I just purchased a Ford 3400 tractor. I had some issues with the wiring and found bare wires and dead ends so I decided to replace the entire wiring harness. This solved a couple of the problems I was having but now after the tractor has been running for a while it starts to backfire under load and will sometimes cut out. The coil is cool to the touch but I am thinking it may be the problem. It also seems to run better with the choke pulled out a ways. I am still convinced it is electrical rather than fuel but not 100% sure. 

I also have a mystery wire running from my starter relay to the coil. I have no idea why it’s there and it isn’t on any wiring diagram I have seen for the tractor. It ties in with the coil wire coming from the key switch. When I un-hook it the tractor will still run but runs even rougher.

Any ideas?

Thanks!


----------



## Tom_Carr (Dec 24, 2012)

The choke is actually an enrichment device that changes the fuel/air mixture rather than cut off air supply like a coinventional choke lever. So the enrichment should be pulled out some to achieve the proper mixture when warmed up.

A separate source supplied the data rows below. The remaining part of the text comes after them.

template <class F>
__global__ __launch_bounds__(256) void pm_kernel(F f, int64_t n) {
    int64_t tid = (int64_t)blockIdx.x * 256 + threadIdx.x;
    if (tid < n) f(tid);
}

__global__ __launch_bounds__(256) void pm_fill16(uint4* p, uint4 v, int64_t n16) {
    const int64_t per = 16 * 256;
    int64_t i = (int64_t)blockIdx.x * per + threadIdx.x;
#pragma unroll
    for (int k = 0; k < 16; k++, i += 256) if (i < n16) p[i] = v;
}

struct FillJobs { enum { kMax = 12 }; void* p[kMax]; unsigned long long bytes[kMax]; unsigned int value[kMax]; unsigned int first_block[kMax + 1]; int n; };
__global__ __launch_bounds__(256) void pm_fill_many(FillJobs jobs) {
    int j = 0;
    while (j + 1 < jobs.n && blockIdx.x >= jobs.first_block[j + 1]) j++;
    const unsigned long long off = (unsigned long long)(blockIdx.x - jobs.first_block[j]) << 16;
    const unsigned long long n = jobs.bytes[j];
    unsigned char* base = (unsigned char*)jobs.p[j];
    const unsigned int w = jobs.value[j];
    if ((((uintptr_t)base) & 15) == 0) {
        uint4* q = (uint4*)(base + off);
        const unsigned long long n16 = (n > off ? (n - off < 65536 ? n - off : 65536) : 0) >> 4;
#pragma unroll
        for (int k = 0; k < 16; k++) { const unsigned long long i = (unsigned long long)k * 256 + threadIdx.x; if (i < n16) q[i] = make_uint4(w, w, w, w); }
        for (unsigned long long i = off + (n16 << 4) + threadIdx.x; i < n && i < off + 65536; i += 256) base[i] = (unsigned char)w;
    } else {
        for (unsigned long long i = off + threadIdx.x; i < n && i < off + 65536; i += 256) base[i] = (unsigned char)w;
    }
}

struct CopyJobs { enum { kMax = 12 }; const void* src[kMax]; void* dst[kMax]; unsigned long long bytes[kMax]; unsigned int first_block[kMax + 1]; int n; };
__global__ __launch_bounds__(256) void pm_copy_many(CopyJobs jobs) {
    int j = 0;
    while (j + 1 < jobs.n && blockIdx.x >= jobs.first_block[j + 1]) j++;
    const unsigned long long off = (unsigned long long)(blockIdx.x - jobs.first_block[j]) << 16;
    const unsigned long long n = jobs.bytes[j];
    if (off >= n) return;
    const unsigned long long len = n - off < 65536 ? n - off : 65536;
    const unsigned char* s = (const unsigned char*)jobs.src[j] + off;
    unsigned char* d = (unsigned char*)jobs.dst[j] + off;
    unsigned long long done = 0;
    if ((((uintptr_t)s) & 15) == 0) {
        const unsigned long long n16 = len >> 4;
        for (unsigned long long i = threadIdx.x; i < n16; i += 256) ((uint4*)d)[i] = ((const uint4*)s)[i];
        done = n16 << 4;
    } else if ((((uintptr_t)s) & 3) == 0) {
        const unsigned long long n4 = len >> 2;
        for (unsigned long long i = threadIdx.x; i < n4; i += 256) ((unsigned int*)d)[i] = ((const unsigned int*)s)[i];
        done = n4 << 2;
    }
    for (unsigned long long i = done + threadIdx.x; i < len; i += 256) d[i] = s[i];
}

template <class F>
__global__ __launch_bounds__(64) void pm_wave_kernel(F f, int64_t n) {
    const int64_t w = (int64_t)blockIdx.x;
    if (w < n) f.wave(w);
}

struct Rccl {
    void* lib = nullptr;
    ncclResult_t (*GetUniqueId)(ncclUniqueId*) = nullptr;
    ncclResult_t (*CommInitRank)(ncclComm_t*, int, ncclUniqueId, int) = nullptr;
    ncclResult_t (*AllReduce)(const void*, void*, size_t, ncclDataType_t, ncclRedOp_t, ncclComm_t, hipStream_t) = nullptr;
    ncclResult_t (*AllGather)(const void*, void*, size_t, ncclDataType_t, ncclComm_t, hipStream_t) = nullptr;
    ncclResult_t (*CommDestroy)(ncclComm_t) = nullptr;
    ncclResult_t (*CommCount)(const ncclComm_t, int*) = nullptr;
    const char* (*GetErrorString)(ncclResult_t) = nullptr;
    std::string err;
    static Rccl& get() {
        static Rccl r;
        if (r.lib || !r.err.empty()) return r;
        const char* path = getenv("PARSNP_RCCL_LIB");
        if (!path || !*path) path = "/opt/rocm/lib/librccl.so.1";
        r.lib = dlopen(path, RTLD_NOW | RTLD_LOCAL);
        if (!r.lib) { r.err = std::string("cannot load RCCL (") + path + "): " + dlerror(); return r; }
        auto sym = [&](const char* n) { void* p = dlsym(r.lib, n); if (!p && r.err.empty()) r.err = std::string("RCCL symbol missing: ") + n; return p; };
        r.GetUniqueId = (decltype(r.GetUniqueId))sym("ncclGetUniqueId");
        r.CommInitRank = (decltype(r.CommInitRank))sym("ncclCommInitRank");
        r.AllReduce = (decltype(r.AllReduce))sym("ncclAllReduce");
        r.AllGather = (decltype(r.AllGather))sym("ncclAllGather");
        r.CommDestroy = (decltype(r.CommDestroy))sym("ncclCommDestroy");
        r.CommCount = (decltype(r.CommCount))sym("ncclCommCount");
        r.GetErrorString = (decltype(r.GetErrorString))sym("ncclGetErrorString");
        return r;
    }
    bool ok() const { return lib && err.empty(); }
};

It will rum rich whem pulled out and lean when pushed in.

I can't help with the wiring issue. I have some myself I trying to figure out.


----------



## sixbales (May 18, 2011)

You probably have a 6v coil. Most likely, the wire from the ignition switch to the coil was a resistor wire to reduce the voltage from 12v to 6v for the 6 volt coil. 

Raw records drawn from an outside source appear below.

at::Tensor conv2d_fwd_valu2(const at::Tensor& x, const at::Tensor& w,
                            const c10::optional<at::Tensor>& bias,
                            int64_t stride, int64_t act) {
  check_16bit(x, "conv2d_fwd_valu2: x");
  check_16bit(w, "conv2d_fwd_valu2: w");
  check_same_dtype(x, w, "conv2d_fwd_valu2: x / w");
  const int B = x.size(0), Cin = x.size(1), H = x.size(2), W = x.size(3);
  const int Cout = w.size(0), ks = w.size(2);
  TORCH_CHECK(Cin <= 32, "valu2 is for tiny-channel shapes (Cin <= 32)");
  const int Ho = (H + 2 * (ks / 2) - ks) / (int)stride + 1;
  const int Wo = (W + 2 * (ks / 2) - ks) / (int)stride + 1;
  auto y = at::empty({B, Cout, Ho, Wo}, x.options());
  const float* bias_ptr = bias_ptr_f32(bias, x);
  const int coch = Cout >= 8 || Cout > 2 ? 8 : 2;
  const int nsx = (Wo + 7) / 8;
  const long long nstrips = (long long)B * Ho * nsx;
  dim3 grid(esr_grid(nstrips), 1, (Cout + coch - 1) / coch);
  auto stream = at::hip::getCurrentHIPStream();
  DISPATCH_ELEM(x.scalar_type(), [&] {
  DISPATCH_KS_STRIDE(ks, (int)stride, [&] {
    DISPATCH_ACT((int)act, [&] {
      if (coch == 8)
        hipLaunchKernelGGL((conv2d_fwd_valu2_kernel<elem_t, kKS, kST, kAct, 8>),
                           grid, dim3(256), 0, stream,
                           (const ushort*)x.data_ptr(),
                           (const ushort*)w.data_ptr(), bias_ptr,
                           (ushort*)y.data_ptr(), Cin, H, W, Cout, Ho, Wo,
                           nstrips, nsx);
      else
        hipLaunchKernelGGL((conv2d_fwd_valu2_kernel<elem_t, kKS, kST, kAct, 2>),
                           grid, dim3(256), 0, stream,
                           (const ushort*)x.data_ptr(),
                           (const ushort*)w.data_ptr(), bias_ptr,
                           (ushort*)y.data_ptr(), Cin, H, W, Cout, Ho, Wo,
                           nstrips, nsx);
      return 0;
    });
    return 0;
  });
  return 0;
  });
  C10_HIP_KERNEL_LAUNCH_CHECK();
  return y;
}

at::Tensor conv2d_dgrad_s2(const at::Tensor& dy, const at::Tensor& w,
                           int64_t H, int64_t W) {
  check_bf16_4d(dy, "conv2d_dgrad_s2: dy");
  check_bf16_4d(w, "conv2d_dgrad_s2: w");
  const int B = dy.size(0), Cout = dy.size(1), Ho = dy.size(2), Wo = dy.size(3);
  const int Cin = w.size(1), ks = w.size(2);
  TORCH_CHECK(ks == 3, "dgrad_s2 supports 3x3 only");
  auto dx = at::empty({B, Cin, H, W}, dy.options());
  const long long n = (long long)B * Cin * H * W;
  auto stream = at::hip::getCurrentHIPStream();
  hipLaunchKernelGGL((conv2d_dgrad_s2_valu_kernel<3>),
                     dim3(esr_grid(n)), dim3(ESR_BLOCK), 0, stream,
                     n, (const ushort*)dy.data_ptr(), (const ushort*)w.data_ptr(),
                     (ushort*)dx.data_ptr(), Cin, (int)H, (int)W, Cout, Ho, Wo);
  C10_HIP_KERNEL_LAUNCH_CHECK();
  return dx;
}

The wire from the solenoid to coil provides 12 volts to the 6v coil to give a hotter spark for STARTING only. Actually, it's a good idea. But it should be tied to the start/crank function only. If you are not cranking, it should have no affect, so if you are noting a difference, you've got a wiring problem. 

You may have burned the points. I would put the resistor wire back on it and replace the points (if they are burned). 

Hope this makes sense to you. Please feel free to ask questions


----------